O divin amour, o lien sacré qui unissez le Père au Fils, Esprit tout-puissant, fidèle consolateur des affligés, pénétrez en profondeur l’abîme de mon cœur, et faites-y briller votre splendide lumière. Répandez votre douce rosée sur cette terre déserte, et faites que sa longue aridité cesse; envoyez les flèches célestes de votre amour jusqu’au sanctuaire de mon âme, afin que, pénétrant en elle, elles y allument des flammes ardentes capables de consumer toutes ses faiblesses, toutes ses négligences, toutes ses misères ! Venez, doux consolateur de toutes peines, refuge de toute faiblesse, médecin de toutes infirmités ! Venez, vous qui purifiez les âmes de toute tache, et savez poser un baume salutaire sur leur blessure ; venez, force de celui qui va tomber, appuis et soutien de celui qui est tombé ; venez, glorificateur des humbles et vainqueur des orgueilleux ; venez, père des délaissés, réconfort des miséreux, trésor de ceux qui sont dans l’indigence ! Venez, étoile des navigateurs, port sûr de ceux qui ont fait naufrage ; venez, lumière des vivants et salut de ceux qui sont prêts de mourir ; venez, et ayez pitié de moi ! Rendez mon âme simple, douce et fidèle, et écoutez avec bienveillance ma pauvre prière, afin que ma méchanceté trouve grâce devant votre grandeur infinie, mon impuissance devant votre force, mes offenses devant la multitude de vos miséricordes. Par Jésus-Christ mon Seigneur et mon Sauveur ! Ainsi-soit-il
 


Invocations au Saint-Esprit


 

Venez, ô Esprit de sagesse, détachez-moi des choses de la terre, et donnez-moi l’amour et le gout des choses du ciel. – Gloria Patri.

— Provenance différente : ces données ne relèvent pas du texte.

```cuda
struct MT19937 {
  uint32_t mt[624];
  int idx;
};
__device__ inline void mt_seed(MT19937& g, uint32_t s) {
  g.mt[0] = s;
  for (int i = 1; i < 624; ++i) g.mt[i] = 1812433253u * (g.mt[i - 1] ^ (g.mt[i - 1] >> 30)) + (uint32_t)i;
  g.idx = 624;
}
__device__ inline uint32_t mt_next(MT19937& g) {
  if (g.idx >= 624) {
    for (int i = 0; i < 624; ++i) {
      const uint32_t y = (g.mt[i] & 0x80000000u) | (g.mt[(i + 1) % 624] & 0x7fffffffu);
      g.mt[i] = g.mt[(i + 397) % 624] ^ (y >> 1) ^ ((y & 1u) ? 0x9908b0dfu : 0u);
// ... 71 lines not shown
      const double inv = 1.0 / d;
      __syncthreads();
      for (int i = k + 1 + threadIdx.x; i < nb; i += LEAF_THREADS) panel[i][k] *= inv;
      __syncthreads();
      for (int t = threadIdx.x; t < (nb - k - 1) * (nb - k - 1); t += LEAF_THREADS) {
        const int i = k + 1 + t % (nb - k - 1), j = k + 1 + t / (nb - k - 1);
        if (i >= j) panel[i][j] -= panel[i][k] * d * panel[j][k];
      }
      __syncthreads();
    }
    if (threadIdx.x < nb) {
      const double d = panel[threadIdx.x][threadIdx.x];
      dinv[threadIdx.x] = 1.0 / d;
      logdet += log(fabs(d));
    }
    for (int t = threadIdx.x; t < nb * nb; t += LEAF_THREADS) {
      const int i = t % nb, j = t / nb;
      if (i >= j) A[(int64_t)(k0 + j) * m + k0 + i] = panel[i][j];
    }
    __syncthreads();
    const int rem = m - k0 - nb;
    if (rem <= 0) break;
    for (int i = threadIdx.x; i < rem; i += LEAF_THREADS) {
      double* row = A + k0 + nb + i;
      double w[LEAF_NB];
#pragma unroll
      for (int j = 0; j < LEAF_NB; ++j) w[j] = (j < nb) ? row[(int64_t)(k0 + j) * m] : 0.0;
#pragma unroll
      for (int j = 0; j < LEAF_NB; ++j) {
        if (j < nb) {
          double s = w[j];
#pragma unroll
          for (int q = 0; q < j; ++q) s -= w[q] * panel[j][q];
          w[j] = s;
        }
      }
#pragma unroll
      for (int j = 0; j < LEAF_NB; ++j)
        if (j < nb) row[(int64_t)(k0 + j) * m] = w[j] * dinv[j];
    }
    __syncthreads();
    {
      const int tiles = (rem + 3) / 4;
      const double* Lp = A + (int64_t)k0 * m + k0 + nb;
      for (int t = threadIdx.x; t < tiles * tiles; t += LEAF_THREADS) {
        const int ti = t % tiles, tj = t / tiles;
        if (ti < tj) continue;
        double acc[4][4];
#pragma unroll
        for (int a = 0; a < 4; ++a)
#pragma unroll
          for (int b = 0; b < 4; ++b) acc[a][b] = 0.0;
        for (int q = 0; q < nb; ++q) {
          const double dq = panel[q][q];
          double li[4], lj[4];
#pragma unroll
          for (int a = 0; a < 4; ++a) {
            const int i = ti * 4 + a, j = tj * 4 + a;
            li[a] = (i < rem) ? Lp[(int64_t)q * m + i] : 0.0;
            lj[a] = (j < rem) ? Lp[(int64_t)q * m + j] * dq : 0.0;
          }
#pragma unroll
          for (int a = 0; a < 4; ++a)
#pragma unroll
            for (int b = 0; b < 4; ++b) acc[a][b] += li[a] * lj[b];
        }
#pragma unroll
        for (int b = 0; b < 4; ++b)
#pragma unroll
          for (int a = 0; a < 4; ++a) {
            const int i = ti * 4 + a, j = tj * 4 + b;
            if (i < rem && j < rem && i >= j) A[(int64_t)(k0 + nb + j) * m + k0 + nb + i] -= acc[a][b];
          }
      }
    }
    __syncthreads();
  }
  logdet = block_sum(logdet, red);
  if (threadIdx.x == 0) leaf_logdet[blockIdx.x] = logdet;
}

constexpr int LS_THREADS = 256;
constexpr int LS_COLS = 8;
constexpr int LS_COLS_WIDE = 32;
constexpr int LS_NB = 32;
constexpr int LS_BATCH = 4;

template <int COLS>
__global__ void __launch_bounds__(LS_THREADS, COLS <= LS_COLS ? 3 : 1) leaf_solve_kernel(const LeafDesc* __restrict__ leaves,
                                                                const double* __restrict__ Lbuf,
                                                                double* __restrict__ X, int64_t ldx,
                                                                const int* __restrict__ ncols_by_depth, int ncols_fixed,
                                                                int max_m, int ngroups) {
  extern __shared__ double xs[];
  __shared__ double sL[LS_NB][LS_NB + 1];
  const LeafDesc lf = leaves[blockIdx.x / ngroups];
  const int ncols = ncols_by_depth ? ncols_by_depth[lf.depth] : ncols_fixed;
  const int c0 = (blockIdx.x % ngroups) * COLS;
  if (c0 >= ncols) return;
  const int nc = min(COLS, ncols - c0);
  const int m = lf.size;
  const double* A = Lbuf + lf.off;
  const int lane = threadIdx.x & 31, warp = threadIdx.x >> 5;
  constexpr int NW = LS_THREADS / 32;
  for (int t = threadIdx.x; t < m * COLS; t += LS_THREADS) {
    const int i = t % m, c = t / m;
    xs[c * max_m + i] = (c < nc) ? X[(int64_t)(c0 + c) * ldx + lf.start + i] : 0.0;
  }
  for (int kb = 0; kb < m; kb += LS_NB) {
    const int nb = min(LS_NB, m - kb);
    __syncthreads();
    for (int t = threadIdx.x; t < LS_NB * LS_NB; t += LS_THREADS) {
      const int i = t % LS_NB, k = t / LS_NB;
      sL[i][k] = (i < nb && k < nb && i > k) ? A[(int64_t)(kb + k) * m + kb + i] : 0.0;
    }
    __syncthreads();
    for (int c = warp; c < nc; c += NW) {
      double y = (lane < nb) ? xs[c * max_m + kb + lane] : 0.0;
      for (int k = 0; k < nb; ++k) {
        const double yk = __shfl_sync(0xffffffffu, y, k);
        if (lane > k) y -= sL[lane][k] * yk;
      }
      if (lane < nb) xs[c * max_m + kb + lane] = y;
    }
    __syncthreads();
    const int r0 = kb + nb;
    for (int i = r0 + threadIdx.x; i < m; i += LS_THREADS) {
      double acc[COLS];
#pragma unroll
      for (int c = 0; c < COLS; ++c) acc[c] = 0.0;
      const double* Li = A + (int64_t)kb * m + i;
#pragma unroll 8
      for (int k = 0; k < nb; ++k) {
        const double l = Li[(int64_t)k * m];
#pragma unroll
        for (int c = 0; c < COLS; ++c) acc[c] += l * xs[c * max_m + kb + k];
      }
#pragma unroll
      for (int c = 0; c < COLS; ++c) if (c < nc) xs[c * max_m + i] -= acc[c];
    }
  }
  __syncthreads();
  for (int t = threadIdx.x; t < m * nc; t += LS_THREADS) {
    const int i = t % m, c = t / m;
    xs[c * max_m + i] /= A[(int64_t)i * m + i];
  }
  const int nblk = (m + LS_NB - 1) / LS_NB;
  for (int b = nblk - 1; b >= 0; --b) {
    const int kb = b * LS_NB;
    const int nb = min(LS_NB, m - kb);
    const int r0 = kb + nb;
    __syncthreads();
    for (int t = threadIdx.x; t < LS_NB * LS_NB; t += LS_THREADS) {
      const int i = t % LS_NB, k = t / LS_NB;
      sL[i][k] = (i < nb && k < nb && i > k) ? A[(int64_t)(kb + k) * m + kb + i] : 0.0;
    }
    for (int k = warp; k < nb; k += NW) {
      double acc[COLS];
#pragma unroll
      for (int c = 0; c < COLS; ++c) acc[c] = 0.0;
      const double* Lk = A + (int64_t)(kb + k) * m;
      for (int i0 = r0 + lane; i0 < m; i0 += 32 * LS_BATCH) {
        double l[LS_BATCH];
#pragma unroll
        for (int j = 0; j < LS_BATCH; ++j) l[j] = (i0 + 32 * j < m) ? Lk[i0 + 32 * j] : 0.0;
#pragma unroll
        for (int j = 0; j < LS_BATCH; ++j) {
          const int i = i0 + 32 * j;
          if (i < m) {
#pragma unroll
            for (int c = 0; c < COLS; ++c) acc[c] += l[j] * xs[c * max_m + i];
          }
// ... 646 lines not shown
```

george_b200/csrc/hodlr_leaf.cuh:

```cuda
#pragma once

#include "gemm_dmma.cuh"
#include "hodlr_kernels.cuh"

namespace bgp {

constexpr int LF_THREADS = 256;
constexpr int LF_NB = 32;
constexpr int LF_MAX_LEAF = 768;

__host__ __device__ inline int lf_panel_ld(int max_m) { return ((max_m + 15) / 16) * 16 + 4; }
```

Venez, ô Esprit d’intelligence, éclairez mon esprit avec la lumière de vérité éternelle, et enrichissez-la de saintes pensées. – Gloria Patri.

Venez, ô Esprit de conseil, rendez-moi docile à vos inspirations, et guidez-moi sur la route du salut. – Gloria Patri.

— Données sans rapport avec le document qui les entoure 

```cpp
int wcg_reset(wcg_ctx* c) {
    if (!c) return WCG_EINVAL;
    c->pending = false;
    c->job_seeded = c->job_unseeded = c->job_built = false;
    int rc = set_dev(c);
    if (rc) return rc;
    if (c->timing_mode >= 2 && c->ev_used >= EV_FOLD) {
        HIPCHK(c, hipStreamSynchronize(c->stream));
        sum_events(c, c->acc);
        c->map_ev.clear(); c->agg_ev.clear(); c->phase_jobs.clear(); c->xev.clear();
        c->ev_used = 0;
    }
    RC(reset_tables(c));
    if (c->timing_mode < 2) {
        c->map_ev.clear();
        c->agg_ev.clear();
        c->xev.clear();
        c->ev_used = 0;
// ... 171 lines not shown
    g.P = P; g.nsrc = (u32)grid;
    const u32 min_sl = (u32)((grid + AGG_MAX_SRC - 1) / AGG_MAX_SRC);
    if (split) {
        g.pm = MISS_SHORT_BUCKETS;
        const u32 nm = P - g.pm;
        static const char* ms_env = getenv("WCG_AGG_MSLICES");
        g.slices_m = std::max<u32>(min_sl, std::max<u32>(1, std::min<u32>((u32)grid,
                                   ms_env ? (u32)atoi(ms_env) : (u32)c->ncu / 4 / nm)));
        g.slices = std::max<u32>(min_sl, std::max<u32>(1, std::min<u32>((u32)grid,
                                 (u32)(c->ncu > g.slices_m * nm ? (c->ncu - g.slices_m * nm) / g.pm : 1))));
    } else {
        g.pm = P;
        g.slices_m = 1;
        g.slices = std::max<u32>(1, std::min<u32>((u32)grid, (u32)(c->ncu + P - 1) / P));
        g.slices = std::max<u32>(g.slices, min_sl);
    }
    g.nbi = g.pm * g.slices + (P - g.pm) * g.slices_m;
    g.ls_nreg = small ? (u32)grid : 0u;
    g.rstride = P; g.rmod = P; g.P1 = P; g.mode = AGG_SPILL;
    g.gtab = c->gtab; g.gmask = c->gslots - 1; g.st = c->st;
    g.map_stats = c->wg_stats;
    const u32 nb1 = g.nbi;
    g.spill_cap = 0;
    g.spill = nullptr; g.spill_len = nullptr;
    g.emit = c->remit; g.emit_cap = rec_cap_emit;
    g.ovf = nullptr; g.ovf_cap = 0;
    g.clk = nullptr;
    g.flist = nullptr;
    static const char* fl_env = getenv("WCG_AGG_FLIST");
    if (!two_pass && !(fl_env && atoi(fl_env) == 0)) {
        RC(ensure(c, &c->flist, &c->flist_cap, (u64)nb1 * AGG_NB * AGG_W));
        g.flist = c->flist;
    }
    static const bool agg_clock = getenv("WCG_AGG_CLOCK") != nullptr;
    u64*& d_clk = c->d_clk;
    if (agg_clock && !two_pass) {
        if (!d_clk) HIPCHK(c, hipMalloc(&d_clk, 2 * 65536 * sizeof(u64)));
        g.clk = nb1 <= 65536 ? d_clk : nullptr;
    }
    if (!two_pass) {
        k_agg<AGG_SPILL><<<nb1 + (small ? 1 : 0), AGG_NT, 0, c->stream>>>(g, a);
        HIPCHK(c, hipGetLastError());
        c->counts_clean = true;
        if (g.clk) RC(agg_clock_report(c, g, nb1, grid));
    } else {
    c->two_pass_used = true;
    static const char* rps_env = getenv("WCG_RP_SLICES");
    const u32 sl = std::max<u32>(1, std::min<u32>((u32)grid, rps_env ? (u32)atoi(rps_env) : 2 * g.slices));
    const u32 nrp = P * sl;
    const u64 slice_cap = (u64)cdiv(grid, sl) * a.region_cap;
    u64 cap2 = ((slice_cap * 3 / 2) / AGG_Q + 1024) & ~1ull;
    u64 cap2_env;
    if (cap_env("WCG_RP_CAP2", &cap2_env)) cap2 = std::max<u64>(2, std::min<u64>(cap2_env, 1ull << 31)) & ~1ull;
    RC(ensure(c, &c->pool2, &c->pool2_cap, (u64)nrp * AGG_Q * cap2 + AGG_SLACK_UNITS));
    RC(ensure(c, &c->rlen2, &c->rlen2_cap, (u64)nrp * AGG_Q));
    RpArgs rp;
    rp.pool = c->pool; rp.region_len = c->region_len; rp.region_cap = a.region_cap;
    rp.P = P; rp.nsrc = (u32)grid; rp.slices = sl; rp.map_stats = c->wg_stats;
    rp.pool2 = c->pool2; rp.cap2 = cap2; rp.region_len2 = c->rlen2;
    rp.gtab = c->gtab; rp.gmask = c->gslots - 1; rp.st = c->st;
    k_rp<<<nrp, AGG_NT, 0, c->stream>>>(rp);
    AggArgs g2 = g;
    g2.pool = c->pool2; g2.region_len = c->rlen2; g2.region_cap = cap2;
    g2.P = P * AGG_Q; g2.nsrc = sl; g2.slices = 1;
    g2.pm = g2.P; g2.slices_m = 1; g2.nbi = g2.P;
    g2.rstride = AGG_Q; g2.rmod = AGG_Q; g2.P1 = P; g2.mode = AGG_EMIT;
    const u32 grid2 = std::min<u32>(P * AGG_Q, (u32)c->ncu * 2);
    g2.ovf_cap = AGG_OVF_CAP;
    RC(ensure(c, &c->ovf, &c->ovf_cap, (u64)grid2 * AGG_OVF_CAP));
    g2.ovf = c->ovf;
    g2.ls_nreg = 0;
    k_agg<AGG_EMIT><<<grid2, AGG_NT, 0, c->stream>>>(g2, a);
    HIPCHK(c, hipGetLastError());
    }
// ... 1425 lines not shown
```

Venez, ô Esprit de force, et donnez-moi la force, la constance et la victoire dans les batailles contre mes ennemis spirituels. – Gloria Patri.

Venez, ô Esprit de science, soyez toujours mon maître, et donnez-moi la grâce de mettre en pratique vos saints enseignements, – Gloria Patri.

Venez, ô Esprit de piété, et demeurez dans mon cœur, afin d’en régler toutes les affections. – Gloria Patri.

Venez, ô Esprit de sainte crainte, contenez ma volonté, et faites que je sois toujours disposé à souffrir tout mal plutôt que le péché. – Gloria Patri.